+    const Mv best = clamp_mv( unpack_mv( y_mode == NEARESTMV ? c1 : ( y_mode == NEARMV ? c2 : c0 ) ), col, row, mbw, mbh );
+    uint32_t base = 0;
+    if ( y_mode == NEARESTMV || y_mode == NEARMV ) base = pack_mv( best.x, best.y );
+    else if ( y_mode == NEWMV ) {
+      const Mv delta = read_mv( bd, fp, T );
+      base = pack_mv( static_cast<int16_t>( delta.x + best.x ), static_cast<int16_t>( delta.y + best.y ) );
+    }
+    if ( y_mode == SPLITMV ) {
+      split_partition = static_cast<unsigned>( bd.tree( T.split_mv_tree, T.split_mv_probs ) );
+      const uint8_t * layout = T.split_layout[split_partition];
+      const uint8_t * first = T.split_first[split_partition];
+      const bool left_inter = col > 0 && left.inter, above_inter = row > 0 && above.inter;
+#if defined( __HIP_DEVICE_COMPILE__ )
+#pragma unroll 1
+#endif
+      for ( unsigned b = 0; b < 16; b++ ) {
+        const unsigned part = layout[b];
+        uint32_t m;
+        if ( first[part] == b ) {
+          uint32_t lmv = 0, amv = 0;
+          if ( b & 3u ) lmv = u[15];
+          else if ( left_inter ) lmv = select4( left.mv[0], left.mv[1], left.mv[2], left.mv[3], b >> 2 );
+          if ( b >= 4 ) amv = u[12];
+          else if ( above_inter ) amv = select4( above.mv[0], above.mv[1], above.mv[2], above.mv[3], b );
+          unsigned ctx = 0;
+          if ( lmv == amv ) ctx = lmv == 0 ? 4 : 3;
+          else if ( amv == 0 ) ctx = 2;
+          else if ( lmv == 0 ) ctx = 1;
+          const int sub = bd.tree( T.sub_mv_ref_tree, T.submv_ref_probs + ctx * 3 );
+          if ( sub == LEFT4X4 ) m = lmv;
+          else if ( sub == ABOVE4X4 ) m = amv;
+          else if ( sub == ZERO4X4 ) m = 0;
+          else { const Mv d = read_mv( bd, fp, T ); m = pack_mv( static_cast<int16_t>( d.x + best.x ), static_cast<int16_t>( d.y + best.y ) ); }
+        } else m = ( ( b & 3u ) && layout[b - 1] == part ) ? u[15] : u[12];
+#if defined( __HIP_DEVICE_COMPILE__ )
+#pragma unroll
+#endif
+        for ( int k = 0; k < 15; k++ ) u[k] = u[k + 1];
+        u[15] = m;
+      }
+    } else {
+#if defined( __HIP_DEVICE_COMPILE__ )
+#pragma unroll
+#endif
+      for ( int k = 0; k < 16; k++ ) u[k] = base;
+    }
+  }
+
+  unsigned flags = inter ? AA_MB_INTER : 0u;
+  if ( !( y_mode == B_PRED || y_mode == SPLITMV ) ) flags |= AA_MB_HAS_Y2;
+  if ( skip ) flags |= AA_MB_SKIP;
+  const unsigned lf_level = mb_lf_level( fp, segment_id, ref_frame, y_mode );
+  MbRecord r;
+  r.w[0] = y_mode | ( uv_mode << 8 ) | ( ref_frame << 16 ) | ( segment_id << 24 );
+  r.w[1] = flags | ( lf_level << 8 ) | ( split_partition << 16 );
+  r.w[2] = 0; r.w[3] = 0;
+#if defined( __HIP_DEVICE_COMPILE__ )
+#pragma unroll
+#endif
+  for ( int k = 0; k < 16; k++ ) r.w[4 + k] = u[k];
+  return r;
 }
 
 template <class BD>
 AA_HD inline uint8_t parse_mb_header( BD & bd, const HeaderParams & fp, const HeaderTables & T, aa_mb_info * mbs, unsigned mi, unsigned col, unsigned row,
                                       uint8_t * segmap )
 {
-  const unsigned mbw = fp.mbw, mbh = fp.mbh;
-  const bool key = fp.key;
-  aa_mb_info & mb = mbs[mi];
-  {
-    uint32_t * w = reinterpret_cast<uint32_t *>( &mb );
-    for ( unsigned k = 0; k < sizeof( aa_mb_info ) / 4; k++ ) w[k] = 0;
-  }
-
-  unsigned segment_id = 0;
-  if ( fp.seg_enabled ) {
-    if ( fp.seg_update_map ) {
-      segment_id = static_cast<unsigned>( bd.tree( T.segment_id_tree, fp.seg_tree_probs ) );
-      if ( segmap ) segmap[mi] = static_cast<uint8_t>( segment_id );
-    } else if ( segmap ) segment_id = segmap[mi];
-  }
-  mb.segment_id = static_cast<uint8_t>( segment_id );
-  const bool skip = fp.skip_enabled ? bd.get( fp.prob_skip ) : false;
-  bool inter = false;
-  if ( !key ) {
-    inter = bd.get( fp.prob_inter );
-    if ( inter ) {
-      mb.ref_frame = LAST_FRAME;
-      if ( bd.get( fp.prob_last ) ) mb.ref_frame = bd.get( fp.prob_golden ) ? ALTREF_FRAME : GOLDEN_FRAME;
-    }
-  }
-
-  if ( !inter ) {
-    mb.y_mode = static_cast<uint8_t>( key ? bd.tree( T.kf_y_mode_tree, T.kf_y_mode_probs ) : bd.tree( T.y_mode_tree, fp.y_mode_probs ) );
-    if ( mb.y_mode == B_PRED ) {
-      uint8_t bm[16];
-      uint8_t above4[4] = { B_DC_PRED, B_DC_PRED, B_DC_PRED, B_DC_PRED }, left4[4] = { B_DC_PRED, B_DC_PRED, B_DC_PRED, B_DC_PRED };
-      if ( key ) {
-        if ( row > 0 ) for ( int k = 0; k < 4; k++ ) above4[k] = mbs[mi - mbw].u.b_mode[12 + k];
-        if ( col > 0 ) for ( int k = 0; k < 4; k++ ) left4[k] = mbs[mi - 1].u.b_mode[4 * k + 3];
-      }
+  const unsigned mbw = fp.mbw;
+  const auto record = [&]( unsigned ni ) { MbRecord r; __builtin_memcpy( r.w, &mbs[ni], sizeof r.w ); return r; };
+  MbNeighbour left, above, above_left;
+  if ( col > 0 ) left = neighbour_left( record( mi - 1 ) );
+  if ( row > 0 ) above = neighbour_above( record( mi - mbw ) );
+  if ( row > 0 && col > 0 ) above_left = neighbour_above( record( mi - mbw - 1 ) );
+  const bool inherits = fp.seg_enabled && !fp.seg_update_map && segmap;
+  const MbRecord r = parse_mb_header_core( bd, fp, T, col, row, left, above, above_left, inherits ? segmap[mi] : 0u );
+  if ( fp.seg_enabled && fp.seg_update_map && segmap ) segmap[mi] = static_cast<uint8_t>( r.w[0] >> 24 );
+  __builtin_memcpy( &mbs[mi], r.w, sizeof r.w );
+  return static_cast<uint8_t>( r.w[1] );
+}
+
+struct alignas( 8 ) Words2 { uint32_t x, y; };
+struct alignas( 16 ) Words4 { uint32_t x, y, z, w; };
+AA_HD AA_INLINE Words2 load_words2( const AA_GLOBAL void * p )
+{
+#if defined( __HIP_DEVICE_COMPILE__ )
+  return *static_cast<const AA_GLOBAL Words2 *>( p );
+#else
+  Words2 v; __builtin_memcpy( &v, p, sizeof v ); return v;
+#endif
+}
+AA_HD AA_INLINE Words4 load_words4( const AA_GLOBAL void * p )
+{
+#if defined( __HIP_DEVICE_COMPILE__ )
+  return *static_cast<const AA_GLOBAL Words4 *>( p );
+#else
+  Words4 v; __builtin_memcpy( &v, p, sizeof v ); return v;
+#endif
+}
+AA_HD AA_INLINE void store_words4( AA_GLOBAL void * p, uint32_t x, uint32_t y, uint32_t z, uint32_t w )
+{
+  Words4 v; v.x = x; v.y = y; v.z = z; v.w = w;
+#if defined( __HIP_DEVICE_COMPILE__ )
+  *static_cast<AA_GLOBAL Words4 *>( p ) = v;
+#else
+  __builtin_memcpy( p, &v, sizeof v );
+#endif
+}
+
+struct HeaderLoopOut {
+  AA_GLOBAL aa_mb_info * mbs;
+  AA_GLOBAL uint8_t * mbflags;
+  AA_GLOBAL unsigned long long * intra_rows;
+  uint32_t mp_stride, mp_base;
+};
+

• _AIM OF THE EXERCISE_
Exact duplication is required for the lines above, from the line that contains "AA_MB_INTER : 0u;" to the line that contains "mb.ref_frame = LAST_FRAME;", inclusive; omit all others.

• _EXERCISE SOLUTION_
+  unsigned flags = inter ? AA_MB_INTER : 0u;
+  if ( !( y_mode == B_PRED || y_mode == SPLITMV ) ) flags |= AA_MB_HAS_Y2;
+  if ( skip ) flags |= AA_MB_SKIP;
+  const unsigned lf_level = mb_lf_level( fp, segment_id, ref_frame, y_mode );
+  MbRecord r;
+  r.w[0] = y_mode | ( uv_mode << 8 ) | ( ref_frame << 16 ) | ( segment_id << 24 );
+  r.w[1] = flags | ( lf_level << 8 ) | ( split_partition << 16 );
+  r.w[2] = 0; r.w[3] = 0;
+#if defined( __HIP_DEVICE_COMPILE__ )
+#pragma unroll
+#endif
+  for ( int k = 0; k < 16; k++ ) r.w[4 + k] = u[k];
+  return r;
 }
 
 template <class BD>
 AA_HD inline uint8_t parse_mb_header( BD & bd, const HeaderParams & fp, const HeaderTables & T, aa_mb_info * mbs, unsigned mi, unsigned col, unsigned row,
                                       uint8_t * segmap )
 {
-  const unsigned mbw = fp.mbw, mbh = fp.mbh;
-  const bool key = fp.key;
-  aa_mb_info & mb = mbs[mi];
-  {
-    uint32_t * w = reinterpret_cast<uint32_t *>( &mb );
-    for ( unsigned k = 0; k < sizeof( aa_mb_info ) / 4; k++ ) w[k] = 0;
-  }
-
-  unsigned segment_id = 0;
-  if ( fp.seg_enabled ) {
-    if ( fp.seg_update_map ) {
-      segment_id = static_cast<unsigned>( bd.tree( T.segment_id_tree, fp.seg_tree_probs ) );
-      if ( segmap ) segmap[mi] = static_cast<uint8_t>( segment_id );
-    } else if ( segmap ) segment_id = segmap[mi];
-  }
-  mb.segment_id = static_cast<uint8_t>( segment_id );
-  const bool skip = fp.skip_enabled ? bd.get( fp.prob_skip ) : false;
-  bool inter = false;
-  if ( !key ) {
-    inter = bd.get( fp.prob_inter );
-    if ( inter ) {
-      mb.ref_frame = LAST_FRAME;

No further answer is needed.